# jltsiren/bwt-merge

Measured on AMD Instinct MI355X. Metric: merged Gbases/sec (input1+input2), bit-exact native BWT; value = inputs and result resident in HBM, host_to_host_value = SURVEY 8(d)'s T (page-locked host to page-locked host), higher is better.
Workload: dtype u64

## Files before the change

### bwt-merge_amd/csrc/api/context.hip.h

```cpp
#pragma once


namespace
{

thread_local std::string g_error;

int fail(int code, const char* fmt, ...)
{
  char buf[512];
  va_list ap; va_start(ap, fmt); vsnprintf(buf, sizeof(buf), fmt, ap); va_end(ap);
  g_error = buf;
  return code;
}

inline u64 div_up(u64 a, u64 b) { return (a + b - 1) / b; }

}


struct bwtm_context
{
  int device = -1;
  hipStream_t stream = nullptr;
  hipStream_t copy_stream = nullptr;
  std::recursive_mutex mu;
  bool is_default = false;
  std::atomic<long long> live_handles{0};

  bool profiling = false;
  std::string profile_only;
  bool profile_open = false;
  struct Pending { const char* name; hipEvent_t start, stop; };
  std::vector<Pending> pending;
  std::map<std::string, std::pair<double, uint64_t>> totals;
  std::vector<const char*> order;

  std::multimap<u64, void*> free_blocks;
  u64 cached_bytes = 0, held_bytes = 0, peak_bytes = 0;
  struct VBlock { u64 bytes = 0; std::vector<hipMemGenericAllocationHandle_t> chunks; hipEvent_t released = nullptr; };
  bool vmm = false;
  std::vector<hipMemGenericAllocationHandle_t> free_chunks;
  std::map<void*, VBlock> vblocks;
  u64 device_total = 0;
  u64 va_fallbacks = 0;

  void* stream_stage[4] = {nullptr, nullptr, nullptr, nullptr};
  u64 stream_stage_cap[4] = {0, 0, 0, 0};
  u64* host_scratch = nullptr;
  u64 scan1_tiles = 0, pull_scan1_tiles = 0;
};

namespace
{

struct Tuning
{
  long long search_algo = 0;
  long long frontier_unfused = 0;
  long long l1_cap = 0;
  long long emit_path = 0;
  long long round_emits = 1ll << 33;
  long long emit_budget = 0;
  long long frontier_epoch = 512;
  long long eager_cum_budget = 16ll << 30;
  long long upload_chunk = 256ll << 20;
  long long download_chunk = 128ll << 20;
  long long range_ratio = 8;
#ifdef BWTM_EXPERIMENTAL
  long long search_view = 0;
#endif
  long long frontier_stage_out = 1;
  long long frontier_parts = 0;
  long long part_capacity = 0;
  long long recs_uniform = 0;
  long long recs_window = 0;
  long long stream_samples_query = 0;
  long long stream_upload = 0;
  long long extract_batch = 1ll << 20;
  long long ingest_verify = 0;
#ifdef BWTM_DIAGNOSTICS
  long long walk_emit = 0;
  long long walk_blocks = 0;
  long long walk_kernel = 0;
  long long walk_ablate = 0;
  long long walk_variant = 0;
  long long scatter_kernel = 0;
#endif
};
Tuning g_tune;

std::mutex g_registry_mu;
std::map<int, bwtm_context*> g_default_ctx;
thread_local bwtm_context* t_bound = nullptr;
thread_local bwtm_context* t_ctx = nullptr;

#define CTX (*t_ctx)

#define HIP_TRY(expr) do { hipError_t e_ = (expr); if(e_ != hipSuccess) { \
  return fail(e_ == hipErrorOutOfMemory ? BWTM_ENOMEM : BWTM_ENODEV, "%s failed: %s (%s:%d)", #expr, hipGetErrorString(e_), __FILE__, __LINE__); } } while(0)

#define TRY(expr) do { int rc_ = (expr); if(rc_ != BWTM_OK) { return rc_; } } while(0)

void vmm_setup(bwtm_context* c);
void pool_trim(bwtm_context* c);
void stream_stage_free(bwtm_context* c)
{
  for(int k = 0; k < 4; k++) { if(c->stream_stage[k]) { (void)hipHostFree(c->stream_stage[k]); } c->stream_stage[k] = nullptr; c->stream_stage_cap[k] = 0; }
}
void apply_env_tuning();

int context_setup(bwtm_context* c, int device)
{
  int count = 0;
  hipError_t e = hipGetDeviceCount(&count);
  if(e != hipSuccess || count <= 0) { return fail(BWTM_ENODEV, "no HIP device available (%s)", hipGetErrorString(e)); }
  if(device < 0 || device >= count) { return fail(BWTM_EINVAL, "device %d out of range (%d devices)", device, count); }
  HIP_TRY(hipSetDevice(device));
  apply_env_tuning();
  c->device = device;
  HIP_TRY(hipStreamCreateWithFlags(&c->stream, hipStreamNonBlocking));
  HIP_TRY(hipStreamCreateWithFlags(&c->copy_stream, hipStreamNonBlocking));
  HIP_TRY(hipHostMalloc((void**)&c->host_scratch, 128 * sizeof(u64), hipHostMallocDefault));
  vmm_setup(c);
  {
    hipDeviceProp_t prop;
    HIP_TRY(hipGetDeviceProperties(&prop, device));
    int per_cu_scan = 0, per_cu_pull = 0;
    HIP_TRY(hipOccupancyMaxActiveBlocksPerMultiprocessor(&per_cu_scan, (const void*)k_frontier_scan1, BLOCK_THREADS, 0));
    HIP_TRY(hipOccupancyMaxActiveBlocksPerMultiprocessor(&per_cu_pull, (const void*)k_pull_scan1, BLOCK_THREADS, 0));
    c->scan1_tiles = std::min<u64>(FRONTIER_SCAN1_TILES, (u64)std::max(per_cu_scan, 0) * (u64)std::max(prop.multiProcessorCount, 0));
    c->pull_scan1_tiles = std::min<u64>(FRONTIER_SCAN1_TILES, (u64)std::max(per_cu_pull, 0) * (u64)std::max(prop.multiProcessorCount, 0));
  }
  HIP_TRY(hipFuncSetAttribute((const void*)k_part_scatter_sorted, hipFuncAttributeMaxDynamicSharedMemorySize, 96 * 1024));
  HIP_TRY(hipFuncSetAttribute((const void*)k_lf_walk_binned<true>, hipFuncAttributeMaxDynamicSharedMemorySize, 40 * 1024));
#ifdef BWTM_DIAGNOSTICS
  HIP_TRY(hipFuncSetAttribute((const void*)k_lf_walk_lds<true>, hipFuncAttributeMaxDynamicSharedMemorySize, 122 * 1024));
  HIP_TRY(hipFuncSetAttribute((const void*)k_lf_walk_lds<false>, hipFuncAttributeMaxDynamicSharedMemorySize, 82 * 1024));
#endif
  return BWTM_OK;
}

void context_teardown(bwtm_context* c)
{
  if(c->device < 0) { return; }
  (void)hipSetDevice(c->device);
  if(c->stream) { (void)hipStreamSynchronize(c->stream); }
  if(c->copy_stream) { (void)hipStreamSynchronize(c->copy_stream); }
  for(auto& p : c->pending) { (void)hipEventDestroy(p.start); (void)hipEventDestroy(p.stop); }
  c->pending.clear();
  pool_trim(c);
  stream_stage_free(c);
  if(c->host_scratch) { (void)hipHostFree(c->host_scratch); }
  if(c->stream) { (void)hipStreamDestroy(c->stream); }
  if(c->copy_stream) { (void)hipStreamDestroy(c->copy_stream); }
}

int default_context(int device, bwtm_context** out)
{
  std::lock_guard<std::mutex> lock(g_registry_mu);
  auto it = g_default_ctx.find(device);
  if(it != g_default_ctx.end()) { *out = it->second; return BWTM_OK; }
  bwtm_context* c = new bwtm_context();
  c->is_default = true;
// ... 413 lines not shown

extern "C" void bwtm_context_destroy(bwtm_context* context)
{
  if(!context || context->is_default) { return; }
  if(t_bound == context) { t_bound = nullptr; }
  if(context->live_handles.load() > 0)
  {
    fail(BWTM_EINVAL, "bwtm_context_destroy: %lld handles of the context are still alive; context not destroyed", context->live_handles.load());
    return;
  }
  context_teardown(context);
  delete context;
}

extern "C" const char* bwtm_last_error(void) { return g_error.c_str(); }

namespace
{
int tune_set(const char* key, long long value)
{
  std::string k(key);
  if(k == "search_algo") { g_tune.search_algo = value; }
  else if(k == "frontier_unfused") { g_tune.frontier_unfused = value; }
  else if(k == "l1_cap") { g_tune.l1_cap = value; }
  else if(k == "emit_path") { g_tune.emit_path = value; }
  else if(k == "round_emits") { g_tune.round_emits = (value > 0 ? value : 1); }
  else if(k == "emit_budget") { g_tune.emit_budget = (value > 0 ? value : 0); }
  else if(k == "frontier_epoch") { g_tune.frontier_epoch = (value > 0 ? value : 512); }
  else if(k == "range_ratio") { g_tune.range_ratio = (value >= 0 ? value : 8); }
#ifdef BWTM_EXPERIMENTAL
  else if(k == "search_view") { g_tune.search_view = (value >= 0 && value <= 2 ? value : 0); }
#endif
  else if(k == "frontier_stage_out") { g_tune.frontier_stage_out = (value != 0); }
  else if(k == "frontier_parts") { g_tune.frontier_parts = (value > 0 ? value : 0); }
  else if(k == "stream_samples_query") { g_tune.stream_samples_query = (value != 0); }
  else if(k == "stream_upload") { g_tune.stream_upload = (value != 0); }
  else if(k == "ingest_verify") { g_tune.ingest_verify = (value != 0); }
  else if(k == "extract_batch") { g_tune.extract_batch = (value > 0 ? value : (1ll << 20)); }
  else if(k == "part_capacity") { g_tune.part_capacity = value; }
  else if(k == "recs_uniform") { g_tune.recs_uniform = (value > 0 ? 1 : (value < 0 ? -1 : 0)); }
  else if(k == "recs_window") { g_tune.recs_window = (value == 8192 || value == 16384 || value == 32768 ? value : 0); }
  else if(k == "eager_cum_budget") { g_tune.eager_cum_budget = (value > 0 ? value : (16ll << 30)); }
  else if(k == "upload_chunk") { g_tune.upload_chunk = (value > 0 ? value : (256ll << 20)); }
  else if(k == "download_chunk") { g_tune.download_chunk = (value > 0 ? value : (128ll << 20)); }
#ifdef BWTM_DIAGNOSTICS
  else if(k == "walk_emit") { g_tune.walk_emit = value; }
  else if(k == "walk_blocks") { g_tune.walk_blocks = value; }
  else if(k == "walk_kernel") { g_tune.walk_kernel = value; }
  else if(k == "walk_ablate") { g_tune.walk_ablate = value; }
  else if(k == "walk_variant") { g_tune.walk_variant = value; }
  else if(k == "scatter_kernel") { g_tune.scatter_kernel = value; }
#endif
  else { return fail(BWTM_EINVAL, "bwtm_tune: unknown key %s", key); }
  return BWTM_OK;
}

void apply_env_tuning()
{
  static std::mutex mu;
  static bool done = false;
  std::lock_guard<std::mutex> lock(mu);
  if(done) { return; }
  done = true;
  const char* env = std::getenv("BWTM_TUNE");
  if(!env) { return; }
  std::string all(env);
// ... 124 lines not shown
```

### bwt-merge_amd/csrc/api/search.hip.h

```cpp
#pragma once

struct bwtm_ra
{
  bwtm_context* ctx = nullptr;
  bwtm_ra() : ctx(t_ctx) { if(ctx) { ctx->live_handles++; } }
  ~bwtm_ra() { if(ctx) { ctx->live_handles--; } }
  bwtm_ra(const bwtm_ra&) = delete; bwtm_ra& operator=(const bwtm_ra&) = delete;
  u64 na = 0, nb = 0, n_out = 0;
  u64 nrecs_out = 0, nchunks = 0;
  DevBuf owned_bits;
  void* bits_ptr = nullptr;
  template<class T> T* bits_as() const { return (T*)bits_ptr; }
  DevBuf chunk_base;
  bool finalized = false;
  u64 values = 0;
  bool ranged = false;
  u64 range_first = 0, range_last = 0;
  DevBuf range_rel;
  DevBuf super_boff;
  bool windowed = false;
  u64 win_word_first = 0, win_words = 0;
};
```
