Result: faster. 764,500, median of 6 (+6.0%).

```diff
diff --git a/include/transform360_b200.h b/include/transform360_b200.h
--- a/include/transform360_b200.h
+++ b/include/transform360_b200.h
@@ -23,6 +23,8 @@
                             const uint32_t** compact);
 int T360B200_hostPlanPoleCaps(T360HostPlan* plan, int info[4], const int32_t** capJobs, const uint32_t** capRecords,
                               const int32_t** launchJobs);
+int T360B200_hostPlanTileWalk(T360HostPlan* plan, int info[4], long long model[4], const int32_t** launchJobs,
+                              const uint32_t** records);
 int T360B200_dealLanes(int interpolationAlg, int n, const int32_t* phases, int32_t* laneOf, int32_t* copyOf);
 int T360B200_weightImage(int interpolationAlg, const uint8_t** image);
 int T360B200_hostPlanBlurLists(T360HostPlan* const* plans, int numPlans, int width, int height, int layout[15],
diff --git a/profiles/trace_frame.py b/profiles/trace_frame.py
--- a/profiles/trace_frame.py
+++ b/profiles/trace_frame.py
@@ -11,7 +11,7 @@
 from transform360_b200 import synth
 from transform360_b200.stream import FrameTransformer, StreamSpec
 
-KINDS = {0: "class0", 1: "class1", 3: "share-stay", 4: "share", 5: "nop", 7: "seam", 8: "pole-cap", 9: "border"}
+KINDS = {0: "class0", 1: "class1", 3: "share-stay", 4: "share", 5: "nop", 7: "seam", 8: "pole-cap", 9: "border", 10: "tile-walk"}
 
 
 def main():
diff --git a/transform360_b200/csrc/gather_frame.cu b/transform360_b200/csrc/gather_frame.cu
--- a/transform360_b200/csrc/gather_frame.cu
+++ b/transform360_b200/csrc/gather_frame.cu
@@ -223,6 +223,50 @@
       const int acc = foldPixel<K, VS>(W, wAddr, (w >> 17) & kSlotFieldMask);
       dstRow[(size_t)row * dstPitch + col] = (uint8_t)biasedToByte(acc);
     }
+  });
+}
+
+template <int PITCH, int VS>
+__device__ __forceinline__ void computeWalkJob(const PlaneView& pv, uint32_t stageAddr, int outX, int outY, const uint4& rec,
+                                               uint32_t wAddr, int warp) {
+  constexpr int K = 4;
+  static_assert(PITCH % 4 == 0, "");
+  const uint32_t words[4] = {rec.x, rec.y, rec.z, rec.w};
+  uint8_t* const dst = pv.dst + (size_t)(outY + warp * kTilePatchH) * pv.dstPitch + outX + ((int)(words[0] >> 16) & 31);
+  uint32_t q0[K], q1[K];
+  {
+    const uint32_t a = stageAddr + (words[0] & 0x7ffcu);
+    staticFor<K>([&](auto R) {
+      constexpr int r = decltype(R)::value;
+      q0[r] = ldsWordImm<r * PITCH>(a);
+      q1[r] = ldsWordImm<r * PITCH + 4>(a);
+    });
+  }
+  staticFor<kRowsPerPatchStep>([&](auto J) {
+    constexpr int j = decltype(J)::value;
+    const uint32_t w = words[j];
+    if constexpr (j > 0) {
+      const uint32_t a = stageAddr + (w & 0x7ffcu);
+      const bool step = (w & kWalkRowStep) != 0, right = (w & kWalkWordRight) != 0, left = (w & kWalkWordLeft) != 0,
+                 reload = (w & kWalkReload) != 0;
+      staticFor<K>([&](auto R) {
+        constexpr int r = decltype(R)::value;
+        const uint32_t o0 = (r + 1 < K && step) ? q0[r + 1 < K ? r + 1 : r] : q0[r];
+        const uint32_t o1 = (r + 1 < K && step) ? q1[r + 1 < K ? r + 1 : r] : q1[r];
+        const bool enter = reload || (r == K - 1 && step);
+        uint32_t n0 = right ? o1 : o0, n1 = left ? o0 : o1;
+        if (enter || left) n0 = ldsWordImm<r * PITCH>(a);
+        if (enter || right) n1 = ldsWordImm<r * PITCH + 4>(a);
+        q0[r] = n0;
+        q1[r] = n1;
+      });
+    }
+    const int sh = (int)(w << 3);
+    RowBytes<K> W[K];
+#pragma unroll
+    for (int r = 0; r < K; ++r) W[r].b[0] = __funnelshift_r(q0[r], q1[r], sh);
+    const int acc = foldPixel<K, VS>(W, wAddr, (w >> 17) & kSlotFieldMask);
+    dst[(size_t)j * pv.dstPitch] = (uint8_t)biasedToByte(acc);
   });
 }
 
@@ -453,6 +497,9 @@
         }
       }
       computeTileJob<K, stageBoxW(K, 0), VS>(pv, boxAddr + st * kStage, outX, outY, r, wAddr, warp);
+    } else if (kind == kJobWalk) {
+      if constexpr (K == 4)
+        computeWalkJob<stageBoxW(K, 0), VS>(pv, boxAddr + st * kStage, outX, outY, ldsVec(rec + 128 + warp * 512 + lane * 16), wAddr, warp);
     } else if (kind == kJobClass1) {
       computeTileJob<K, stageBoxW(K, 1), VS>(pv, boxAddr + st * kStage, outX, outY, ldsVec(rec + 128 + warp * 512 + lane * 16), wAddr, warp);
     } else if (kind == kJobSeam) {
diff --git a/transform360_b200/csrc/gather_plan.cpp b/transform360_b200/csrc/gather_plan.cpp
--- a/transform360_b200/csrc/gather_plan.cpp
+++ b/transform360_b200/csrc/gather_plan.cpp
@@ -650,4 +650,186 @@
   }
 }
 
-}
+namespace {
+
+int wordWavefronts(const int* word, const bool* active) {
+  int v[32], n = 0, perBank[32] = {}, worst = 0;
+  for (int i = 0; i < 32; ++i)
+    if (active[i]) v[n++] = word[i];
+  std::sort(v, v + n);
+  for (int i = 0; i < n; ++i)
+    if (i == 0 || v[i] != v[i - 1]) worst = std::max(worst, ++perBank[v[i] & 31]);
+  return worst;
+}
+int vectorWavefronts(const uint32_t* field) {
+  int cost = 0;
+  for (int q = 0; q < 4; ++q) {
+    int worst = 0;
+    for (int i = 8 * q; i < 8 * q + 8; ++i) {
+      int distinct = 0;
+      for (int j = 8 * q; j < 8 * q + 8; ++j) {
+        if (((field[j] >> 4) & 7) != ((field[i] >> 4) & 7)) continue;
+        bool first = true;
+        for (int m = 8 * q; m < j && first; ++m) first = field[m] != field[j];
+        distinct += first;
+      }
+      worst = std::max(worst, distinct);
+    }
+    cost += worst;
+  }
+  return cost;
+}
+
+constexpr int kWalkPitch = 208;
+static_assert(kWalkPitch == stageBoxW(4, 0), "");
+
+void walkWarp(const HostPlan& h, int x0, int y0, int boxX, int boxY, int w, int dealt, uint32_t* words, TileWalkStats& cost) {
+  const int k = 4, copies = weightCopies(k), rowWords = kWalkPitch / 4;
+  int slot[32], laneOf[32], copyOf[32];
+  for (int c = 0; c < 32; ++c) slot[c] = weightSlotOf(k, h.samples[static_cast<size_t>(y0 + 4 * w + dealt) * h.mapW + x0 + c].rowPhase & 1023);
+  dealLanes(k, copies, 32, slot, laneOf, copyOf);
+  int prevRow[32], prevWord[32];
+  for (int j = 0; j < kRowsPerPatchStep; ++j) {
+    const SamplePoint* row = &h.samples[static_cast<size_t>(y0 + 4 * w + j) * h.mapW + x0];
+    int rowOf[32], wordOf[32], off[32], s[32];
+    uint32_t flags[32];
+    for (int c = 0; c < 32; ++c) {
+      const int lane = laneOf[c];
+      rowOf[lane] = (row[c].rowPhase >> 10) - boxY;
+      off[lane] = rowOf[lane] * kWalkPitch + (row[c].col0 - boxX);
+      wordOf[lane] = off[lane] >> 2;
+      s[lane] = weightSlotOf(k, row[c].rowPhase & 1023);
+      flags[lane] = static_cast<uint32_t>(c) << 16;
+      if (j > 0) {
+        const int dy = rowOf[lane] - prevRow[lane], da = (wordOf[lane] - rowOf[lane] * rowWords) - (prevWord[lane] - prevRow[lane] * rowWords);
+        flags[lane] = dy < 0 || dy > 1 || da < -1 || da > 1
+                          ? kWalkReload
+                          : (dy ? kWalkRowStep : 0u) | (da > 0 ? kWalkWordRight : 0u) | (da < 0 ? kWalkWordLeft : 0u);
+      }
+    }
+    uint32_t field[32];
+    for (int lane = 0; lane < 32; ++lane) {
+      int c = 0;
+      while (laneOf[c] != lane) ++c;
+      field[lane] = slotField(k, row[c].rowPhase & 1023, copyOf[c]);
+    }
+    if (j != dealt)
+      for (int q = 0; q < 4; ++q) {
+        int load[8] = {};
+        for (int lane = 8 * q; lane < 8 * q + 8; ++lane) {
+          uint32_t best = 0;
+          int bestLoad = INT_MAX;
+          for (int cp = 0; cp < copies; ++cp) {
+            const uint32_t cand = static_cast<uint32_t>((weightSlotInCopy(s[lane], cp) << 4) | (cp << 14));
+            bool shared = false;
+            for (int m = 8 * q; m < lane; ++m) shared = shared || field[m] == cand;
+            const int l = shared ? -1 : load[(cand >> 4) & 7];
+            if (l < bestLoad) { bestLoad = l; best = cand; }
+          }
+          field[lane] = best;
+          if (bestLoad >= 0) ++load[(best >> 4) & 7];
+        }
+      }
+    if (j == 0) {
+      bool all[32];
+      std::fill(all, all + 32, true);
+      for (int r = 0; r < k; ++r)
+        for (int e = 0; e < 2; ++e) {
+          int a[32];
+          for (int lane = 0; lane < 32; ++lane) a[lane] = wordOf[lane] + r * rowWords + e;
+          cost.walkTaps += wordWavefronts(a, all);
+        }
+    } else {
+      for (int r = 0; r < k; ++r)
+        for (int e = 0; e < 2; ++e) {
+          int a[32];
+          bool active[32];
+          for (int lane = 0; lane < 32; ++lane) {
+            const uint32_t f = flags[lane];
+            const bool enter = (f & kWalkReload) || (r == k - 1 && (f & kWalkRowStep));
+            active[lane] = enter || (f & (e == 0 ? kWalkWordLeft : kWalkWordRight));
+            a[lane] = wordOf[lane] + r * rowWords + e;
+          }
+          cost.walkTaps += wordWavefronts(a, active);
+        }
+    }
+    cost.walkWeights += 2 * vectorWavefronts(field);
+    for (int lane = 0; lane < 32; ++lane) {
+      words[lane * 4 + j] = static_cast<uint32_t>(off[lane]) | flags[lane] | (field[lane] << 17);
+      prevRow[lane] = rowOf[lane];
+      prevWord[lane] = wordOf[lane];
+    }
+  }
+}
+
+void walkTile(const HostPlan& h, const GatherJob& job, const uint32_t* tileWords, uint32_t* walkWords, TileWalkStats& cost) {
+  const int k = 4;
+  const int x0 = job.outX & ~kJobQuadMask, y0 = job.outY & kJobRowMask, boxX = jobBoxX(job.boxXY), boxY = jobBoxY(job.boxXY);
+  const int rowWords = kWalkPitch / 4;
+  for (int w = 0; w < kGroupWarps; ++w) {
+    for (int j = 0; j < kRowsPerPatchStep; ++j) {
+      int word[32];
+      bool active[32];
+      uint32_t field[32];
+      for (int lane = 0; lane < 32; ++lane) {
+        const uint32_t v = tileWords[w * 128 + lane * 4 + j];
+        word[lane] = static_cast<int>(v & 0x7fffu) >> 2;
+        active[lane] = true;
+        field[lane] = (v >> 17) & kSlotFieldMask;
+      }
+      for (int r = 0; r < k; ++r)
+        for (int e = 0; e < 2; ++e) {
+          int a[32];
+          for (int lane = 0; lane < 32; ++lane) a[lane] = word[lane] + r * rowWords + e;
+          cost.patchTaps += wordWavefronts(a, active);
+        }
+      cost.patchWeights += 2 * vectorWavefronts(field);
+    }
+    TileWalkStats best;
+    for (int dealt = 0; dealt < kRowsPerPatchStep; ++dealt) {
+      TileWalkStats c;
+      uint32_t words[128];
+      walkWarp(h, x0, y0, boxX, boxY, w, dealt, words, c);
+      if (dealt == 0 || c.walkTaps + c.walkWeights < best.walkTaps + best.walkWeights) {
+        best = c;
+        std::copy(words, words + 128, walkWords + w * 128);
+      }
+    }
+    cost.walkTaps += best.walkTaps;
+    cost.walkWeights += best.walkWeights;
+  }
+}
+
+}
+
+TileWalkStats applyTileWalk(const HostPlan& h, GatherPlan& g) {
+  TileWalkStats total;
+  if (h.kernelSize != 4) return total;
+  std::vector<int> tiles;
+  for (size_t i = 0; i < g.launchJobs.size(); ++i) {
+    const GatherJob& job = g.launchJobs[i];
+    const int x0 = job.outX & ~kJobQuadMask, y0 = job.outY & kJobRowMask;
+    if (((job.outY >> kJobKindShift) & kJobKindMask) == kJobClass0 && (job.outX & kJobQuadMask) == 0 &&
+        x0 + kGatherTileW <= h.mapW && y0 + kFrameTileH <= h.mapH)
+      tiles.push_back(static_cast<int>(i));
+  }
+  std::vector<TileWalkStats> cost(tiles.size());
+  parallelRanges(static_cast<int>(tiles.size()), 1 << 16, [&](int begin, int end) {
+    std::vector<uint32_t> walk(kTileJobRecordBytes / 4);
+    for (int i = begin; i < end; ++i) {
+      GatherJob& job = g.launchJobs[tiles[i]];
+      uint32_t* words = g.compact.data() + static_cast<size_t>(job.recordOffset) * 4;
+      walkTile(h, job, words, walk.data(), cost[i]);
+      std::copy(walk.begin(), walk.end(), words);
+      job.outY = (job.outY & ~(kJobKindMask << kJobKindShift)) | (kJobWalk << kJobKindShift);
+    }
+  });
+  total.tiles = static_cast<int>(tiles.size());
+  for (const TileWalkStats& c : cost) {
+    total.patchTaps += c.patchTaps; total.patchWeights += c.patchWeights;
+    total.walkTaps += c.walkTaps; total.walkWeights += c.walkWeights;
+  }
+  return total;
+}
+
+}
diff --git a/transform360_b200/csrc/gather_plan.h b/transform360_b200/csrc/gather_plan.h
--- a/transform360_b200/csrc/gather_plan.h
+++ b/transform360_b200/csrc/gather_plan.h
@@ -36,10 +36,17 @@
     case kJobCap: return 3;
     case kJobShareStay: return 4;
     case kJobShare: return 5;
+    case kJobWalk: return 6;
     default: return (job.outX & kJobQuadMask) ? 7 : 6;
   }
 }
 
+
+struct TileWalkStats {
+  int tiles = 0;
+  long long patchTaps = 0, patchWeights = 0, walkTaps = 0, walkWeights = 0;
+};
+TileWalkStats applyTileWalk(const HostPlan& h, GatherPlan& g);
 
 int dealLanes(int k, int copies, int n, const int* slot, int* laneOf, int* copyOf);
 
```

■ **WORK INSTRUCTION**: Select and copy every line of the listing with the word "vectorWavefronts".

■ **SOLUTION FOR THIS TASK**:
+int vectorWavefronts(const uint32_t* field) {
+    cost.walkWeights += 2 * vectorWavefronts(field);
+      cost.patchWeights += 2 * vectorWavefronts(field);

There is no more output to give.